* _THE TASK_: Once you have read the listing below, write all of it out again exactly.

* _INPUT DATA_:
★ ★ ★ ★
+        launch_match_tiles(type == 0 ? 8 : 4, plan.needs_mask[type], plan.any_special[type], plan.any_c0[type],
+            plan.any_corrected[type], dp, np, total_blocks[type],
+            m->rowparts.as<RowPart>(), m->colparts.as<ColPart>(), s, probe, m->zero_tile.as<int8_t>());
+        if (timed[type]) OSFM_HIP_CHECK(hipEventRecord(m->ev[type][1], s));
+        if (type == 0 && !(spjobs.empty() && spjobs_wide.empty())) {
+            OSFM_HIP_CHECK(hipEventRecord(m->ev_sp[0], s));
+            launch_match_special(dp, d_spjobs, (int)spjobs.size(), m->sp_parts.as<RowPart>(),
+                m->sp_col.as<int32_t>(), s);
+            launch_match_special_wide(dp, d_spjobs + spjobs.size(), (int)spjobs_wide.size(),
+                m->sp_parts.as<RowPart>(), m->sp_col.as<int32_t>(), s);
+            OSFM_HIP_CHECK(hipEventRecord(m->ev_sp[1], s));
+        }
+        if (nslices == 1) OSFM_RETURN_IF(post_work(type, 0));
+        else OSFM_HIP_CHECK(hipGetLastError());
+    }
+
+    const char *h_last = m->h_read.ptr + (size_t)(nslices - 1) * cl.read_bytes;
+    auto counts_of = [&](const char *h, int p0, int p1) {
+        for (int p = p0; p < p1; ++p) {
+            int c = 0;
+            for (int type = 0; type < 2; ++type)
+                if (plans[p].prob_index[type] >= 0)
+                    c += reinterpret_cast<const int32_t *>(h + cl.counts_off[type])[plans[p].prob_index[type]];
+            res->counts[p] = c;
+        }
+    };
+    if (nslices == 1) {
+        OSFM_HIP_CHECK(hipMemcpyAsync(m->h_read.ptr, d_ctl, cl.read_bytes, hipMemcpyDeviceToHost, s));
+        OSFM_HIP_CHECK(hipStreamSynchronize(s));
+        counts_of(h_last, 0, num_pairs);
+    } else {
+        for (int k = 0; k < nslices; ++k) {
+            for (int type = 0; type < 2; ++type) OSFM_RETURN_IF(post_work(type, k));
+            OSFM_RETURN_IF(m->ev_slice[k].make());
+            OSFM_HIP_CHECK(hipMemcpyAsync(m->h_read.ptr + (size_t)k * cl.read_bytes, d_ctl, cl.read_bytes,
+                hipMemcpyDeviceToHost, s));
+            OSFM_HIP_CHECK(hipEventRecord(m->ev_slice[k].e, s));
+        }
+        for (int k = 0; k < nslices; ++k) {
+            OSFM_HIP_CHECK(hipEventSynchronize(m->ev_slice[k].e));
+            counts_of(m->h_read.ptr + (size_t)k * cl.read_bytes, bounds[k], bounds[k + 1]);
+            OSFM_RETURN_IF(sink->on_slice(bounds[k], bounds[k + 1]));
+        }
+        OSFM_HIP_CHECK(hipStreamSynchronize(s));
+        if (sliced) *sliced = true;
+    }
     unsigned long long hprobe[2] = {0, 0};
-    if (probed) OSFM_HIP_CHECK(hipMemcpyAsync(hprobe, m->clock_probe.ptr, 16, hipMemcpyDeviceToHost, s));
-    OSFM_HIP_CHECK(hipStreamSynchronize(s));
+    if (probed) memcpy(hprobe, h_last + cl.probe_off, sizeof(hprobe));
+    long long hexact = 0;
+    for (int type = 0; type < 2; ++type)
+        for (int k = 0; k < nslices; ++k)
+            hexact += reinterpret_cast<const int32_t *>(h_last + cl.exact_off)[type * kMaxPostSlices + k];
     m->stats.tile_shader_cycles += (double)hprobe[0];
     m->stats.tile_refclk_ticks += (double)hprobe[1];
-    for (int p = 0; p < num_pairs; ++p) {
-        int c = 0;
-        for (int type = 0; type < 2; ++type)
-            if (plans[p].prob_index[type] >= 0) c += hc[type][plans[p].prob_index[type]];
-        res->counts[p] = c;
-    }
     for (int type = 0; type < 2; ++type) {
         if (!timed[type]) continue;
         float ms = 0.f;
★ ★ ★ ★
* _OUTPUT FOR THIS TASK_:
+        launch_match_tiles(type == 0 ? 8 : 4, plan.needs_mask[type], plan.any_special[type], plan.any_c0[type],
+            plan.any_corrected[type], dp, np, total_blocks[type],
+            m->rowparts.as<RowPart>(), m->colparts.as<ColPart>(), s, probe, m->zero_tile.as<int8_t>());
+        if (timed[type]) OSFM_HIP_CHECK(hipEventRecord(m->ev[type][1], s));
+        if (type == 0 && !(spjobs.empty() && spjobs_wide.empty())) {
+            OSFM_HIP_CHECK(hipEventRecord(m->ev_sp[0], s));
+            launch_match_special(dp, d_spjobs, (int)spjobs.size(), m->sp_parts.as<RowPart>(),
+                m->sp_col.as<int32_t>(), s);
+            launch_match_special_wide(dp, d_spjobs + spjobs.size(), (int)spjobs_wide.size(),
+                m->sp_parts.as<RowPart>(), m->sp_col.as<int32_t>(), s);
+            OSFM_HIP_CHECK(hipEventRecord(m->ev_sp[1], s));
+        }
+        if (nslices == 1) OSFM_RETURN_IF(post_work(type, 0));
+        else OSFM_HIP_CHECK(hipGetLastError());
+    }
+
+    const char *h_last = m->h_read.ptr + (size_t)(nslices - 1) * cl.read_bytes;
+    auto counts_of = [&](const char *h, int p0, int p1) {
+        for (int p = p0; p < p1; ++p) {
+            int c = 0;
+            for (int type = 0; type < 2; ++type)
+                if (plans[p].prob_index[type] >= 0)
+                    c += reinterpret_cast<const int32_t *>(h + cl.counts_off[type])[plans[p].prob_index[type]];
+            res->counts[p] = c;
+        }
+    };
+    if (nslices == 1) {
+        OSFM_HIP_CHECK(hipMemcpyAsync(m->h_read.ptr, d_ctl, cl.read_bytes, hipMemcpyDeviceToHost, s));
+        OSFM_HIP_CHECK(hipStreamSynchronize(s));
+        counts_of(h_last, 0, num_pairs);
+    } else {
+        for (int k = 0; k < nslices; ++k) {
+            for (int type = 0; type < 2; ++type) OSFM_RETURN_IF(post_work(type, k));
+            OSFM_RETURN_IF(m->ev_slice[k].make());
+            OSFM_HIP_CHECK(hipMemcpyAsync(m->h_read.ptr + (size_t)k * cl.read_bytes, d_ctl, cl.read_bytes,
+                hipMemcpyDeviceToHost, s));
+            OSFM_HIP_CHECK(hipEventRecord(m->ev_slice[k].e, s));
+        }
+        for (int k = 0; k < nslices; ++k) {
+            OSFM_HIP_CHECK(hipEventSynchronize(m->ev_slice[k].e));
+            counts_of(m->h_read.ptr + (size_t)k * cl.read_bytes, bounds[k], bounds[k + 1]);
+            OSFM_RETURN_IF(sink->on_slice(bounds[k], bounds[k + 1]));
+        }
+        OSFM_HIP_CHECK(hipStreamSynchronize(s));
+        if (sliced) *sliced = true;
+    }
     unsigned long long hprobe[2] = {0, 0};
-    if (probed) OSFM_HIP_CHECK(hipMemcpyAsync(hprobe, m->clock_probe.ptr, 16, hipMemcpyDeviceToHost, s));
-    OSFM_HIP_CHECK(hipStreamSynchronize(s));
+    if (probed) memcpy(hprobe, h_last + cl.probe_off, sizeof(hprobe));
+    long long hexact = 0;
+    for (int type = 0; type < 2; ++type)
+        for (int k = 0; k < nslices; ++k)
+            hexact += reinterpret_cast<const int32_t *>(h_last + cl.exact_off)[type * kMaxPostSlices + k];
     m->stats.tile_shader_cycles += (double)hprobe[0];
     m->stats.tile_refclk_ticks += (double)hprobe[1];
-    for (int p = 0; p < num_pairs; ++p) {
-        int c = 0;
-        for (int type = 0; type < 2; ++type)
-            if (plans[p].prob_index[type] >= 0) c += hc[type][plans[p].prob_index[type]];
-        res->counts[p] = c;
-    }
     for (int type = 0; type < 2; ++type) {
         if (!timed[type]) continue;
         float ms = 0.f;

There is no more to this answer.